> **What to work on**
Range to reproduce from the entries below: the line with "static constexpr int JT_DW27", the line with "static constexpr int HR", and every line in between. Give them exactly and give nothing else.

Collected data entries
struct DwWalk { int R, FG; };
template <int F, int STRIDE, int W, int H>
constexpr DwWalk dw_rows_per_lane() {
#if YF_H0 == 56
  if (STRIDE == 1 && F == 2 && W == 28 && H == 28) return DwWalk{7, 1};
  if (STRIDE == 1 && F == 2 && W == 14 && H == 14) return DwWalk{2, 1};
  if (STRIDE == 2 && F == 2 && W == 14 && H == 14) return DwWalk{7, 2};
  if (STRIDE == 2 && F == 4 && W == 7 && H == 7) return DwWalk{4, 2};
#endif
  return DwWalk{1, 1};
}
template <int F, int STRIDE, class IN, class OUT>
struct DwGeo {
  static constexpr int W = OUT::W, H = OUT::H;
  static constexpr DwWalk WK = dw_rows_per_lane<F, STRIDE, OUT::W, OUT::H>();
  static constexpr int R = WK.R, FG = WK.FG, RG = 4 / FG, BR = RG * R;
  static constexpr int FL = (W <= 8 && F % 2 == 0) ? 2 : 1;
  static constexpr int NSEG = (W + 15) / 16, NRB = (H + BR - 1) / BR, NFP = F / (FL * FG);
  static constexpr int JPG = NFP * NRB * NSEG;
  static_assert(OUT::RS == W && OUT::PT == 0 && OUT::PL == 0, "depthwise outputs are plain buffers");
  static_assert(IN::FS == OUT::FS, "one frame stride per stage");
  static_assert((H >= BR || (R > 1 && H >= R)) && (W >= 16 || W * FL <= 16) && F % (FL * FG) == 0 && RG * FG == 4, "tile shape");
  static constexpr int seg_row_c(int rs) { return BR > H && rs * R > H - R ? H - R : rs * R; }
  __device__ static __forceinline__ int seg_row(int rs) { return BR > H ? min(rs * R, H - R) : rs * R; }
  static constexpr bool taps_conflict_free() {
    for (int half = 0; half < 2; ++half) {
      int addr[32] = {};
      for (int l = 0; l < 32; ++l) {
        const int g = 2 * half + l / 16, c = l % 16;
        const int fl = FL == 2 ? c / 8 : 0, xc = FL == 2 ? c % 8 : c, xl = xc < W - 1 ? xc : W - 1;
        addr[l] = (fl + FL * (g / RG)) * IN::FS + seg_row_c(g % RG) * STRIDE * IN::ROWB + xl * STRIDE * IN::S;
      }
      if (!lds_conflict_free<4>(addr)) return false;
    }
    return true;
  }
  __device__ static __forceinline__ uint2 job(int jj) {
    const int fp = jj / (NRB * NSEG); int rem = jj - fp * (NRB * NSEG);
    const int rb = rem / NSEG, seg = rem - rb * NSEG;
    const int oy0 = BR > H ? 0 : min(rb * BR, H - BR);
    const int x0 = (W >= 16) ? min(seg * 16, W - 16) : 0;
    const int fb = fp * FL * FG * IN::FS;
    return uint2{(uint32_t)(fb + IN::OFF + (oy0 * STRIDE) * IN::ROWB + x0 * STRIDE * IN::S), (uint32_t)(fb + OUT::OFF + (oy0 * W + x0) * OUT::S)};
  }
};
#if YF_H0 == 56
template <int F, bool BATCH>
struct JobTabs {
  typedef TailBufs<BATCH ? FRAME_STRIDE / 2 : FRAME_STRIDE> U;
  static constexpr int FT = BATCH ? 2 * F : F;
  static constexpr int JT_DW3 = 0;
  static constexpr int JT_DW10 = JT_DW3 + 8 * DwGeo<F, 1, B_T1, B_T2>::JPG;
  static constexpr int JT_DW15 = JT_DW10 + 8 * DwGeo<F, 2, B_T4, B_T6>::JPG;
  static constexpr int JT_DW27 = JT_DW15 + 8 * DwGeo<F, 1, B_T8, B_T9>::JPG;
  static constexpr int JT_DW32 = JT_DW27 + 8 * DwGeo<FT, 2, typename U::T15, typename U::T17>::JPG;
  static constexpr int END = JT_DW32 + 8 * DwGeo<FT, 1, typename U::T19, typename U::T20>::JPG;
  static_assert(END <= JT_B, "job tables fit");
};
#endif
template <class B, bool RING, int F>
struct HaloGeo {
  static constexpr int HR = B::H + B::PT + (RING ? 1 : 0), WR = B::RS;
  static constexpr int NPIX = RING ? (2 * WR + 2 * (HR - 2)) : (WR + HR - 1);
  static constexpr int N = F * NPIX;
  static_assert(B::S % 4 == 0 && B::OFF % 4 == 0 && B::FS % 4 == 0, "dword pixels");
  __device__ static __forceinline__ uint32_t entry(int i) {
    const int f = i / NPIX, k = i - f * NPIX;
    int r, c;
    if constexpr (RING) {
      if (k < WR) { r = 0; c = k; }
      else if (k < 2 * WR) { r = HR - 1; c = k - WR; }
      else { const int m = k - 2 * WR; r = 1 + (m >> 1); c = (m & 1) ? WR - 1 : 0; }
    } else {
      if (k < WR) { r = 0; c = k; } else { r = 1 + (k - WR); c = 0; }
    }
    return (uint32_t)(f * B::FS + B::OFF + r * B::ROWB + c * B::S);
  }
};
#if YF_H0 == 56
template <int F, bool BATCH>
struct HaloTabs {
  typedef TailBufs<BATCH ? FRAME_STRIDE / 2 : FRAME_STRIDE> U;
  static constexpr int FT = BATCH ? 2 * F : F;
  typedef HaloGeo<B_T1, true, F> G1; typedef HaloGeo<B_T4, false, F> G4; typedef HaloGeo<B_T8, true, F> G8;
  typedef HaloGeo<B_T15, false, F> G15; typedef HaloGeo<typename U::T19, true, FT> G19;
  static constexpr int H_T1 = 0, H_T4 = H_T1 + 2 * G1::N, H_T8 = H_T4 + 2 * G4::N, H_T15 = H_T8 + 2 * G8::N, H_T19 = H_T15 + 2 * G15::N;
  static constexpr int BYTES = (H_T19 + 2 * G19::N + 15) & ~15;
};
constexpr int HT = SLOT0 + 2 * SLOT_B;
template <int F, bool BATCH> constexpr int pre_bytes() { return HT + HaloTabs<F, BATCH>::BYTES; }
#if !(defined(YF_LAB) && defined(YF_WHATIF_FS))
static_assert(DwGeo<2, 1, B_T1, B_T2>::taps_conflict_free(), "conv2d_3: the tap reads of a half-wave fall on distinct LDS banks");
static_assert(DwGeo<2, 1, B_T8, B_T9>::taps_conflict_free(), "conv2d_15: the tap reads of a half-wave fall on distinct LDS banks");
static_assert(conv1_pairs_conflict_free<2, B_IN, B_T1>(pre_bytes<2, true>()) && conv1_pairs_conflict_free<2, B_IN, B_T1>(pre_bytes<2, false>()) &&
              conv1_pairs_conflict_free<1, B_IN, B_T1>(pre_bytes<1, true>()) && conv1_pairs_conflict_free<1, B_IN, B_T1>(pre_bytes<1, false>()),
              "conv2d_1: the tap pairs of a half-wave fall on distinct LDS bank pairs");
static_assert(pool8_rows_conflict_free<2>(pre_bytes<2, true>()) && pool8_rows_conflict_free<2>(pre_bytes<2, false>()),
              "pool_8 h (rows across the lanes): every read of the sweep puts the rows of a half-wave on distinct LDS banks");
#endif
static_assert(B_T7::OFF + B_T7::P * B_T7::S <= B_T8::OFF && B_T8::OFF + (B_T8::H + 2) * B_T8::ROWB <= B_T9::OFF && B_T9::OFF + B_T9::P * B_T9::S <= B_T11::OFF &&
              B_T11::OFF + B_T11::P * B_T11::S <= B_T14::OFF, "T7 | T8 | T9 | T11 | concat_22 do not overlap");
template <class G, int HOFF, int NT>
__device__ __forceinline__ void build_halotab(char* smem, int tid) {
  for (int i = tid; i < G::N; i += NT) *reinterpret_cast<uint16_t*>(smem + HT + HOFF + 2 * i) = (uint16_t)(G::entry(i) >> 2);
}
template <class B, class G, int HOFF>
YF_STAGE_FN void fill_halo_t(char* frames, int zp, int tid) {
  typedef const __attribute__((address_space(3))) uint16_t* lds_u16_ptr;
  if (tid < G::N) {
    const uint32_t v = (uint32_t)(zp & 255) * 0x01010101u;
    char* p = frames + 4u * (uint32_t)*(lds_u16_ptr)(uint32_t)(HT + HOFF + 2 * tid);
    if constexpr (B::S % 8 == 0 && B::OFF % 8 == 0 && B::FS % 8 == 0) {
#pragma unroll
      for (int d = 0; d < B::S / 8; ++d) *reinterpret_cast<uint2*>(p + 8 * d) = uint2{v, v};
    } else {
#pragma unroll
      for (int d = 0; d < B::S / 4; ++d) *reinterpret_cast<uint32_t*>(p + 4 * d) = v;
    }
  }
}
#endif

> **Written answer**
  static constexpr int JT_DW27 = JT_DW15 + 8 * DwGeo<F, 1, B_T8, B_T9>::JPG;
  static constexpr int JT_DW32 = JT_DW27 + 8 * DwGeo<FT, 2, typename U::T15, typename U::T17>::JPG;
  static constexpr int END = JT_DW32 + 8 * DwGeo<FT, 1, typename U::T19, typename U::T20>::JPG;
  static_assert(END <= JT_B, "job tables fit");
};
#endif
template <class B, bool RING, int F>
struct HaloGeo {
  static constexpr int HR = B::H + B::PT + (RING ? 1 : 0), WR = B::RS;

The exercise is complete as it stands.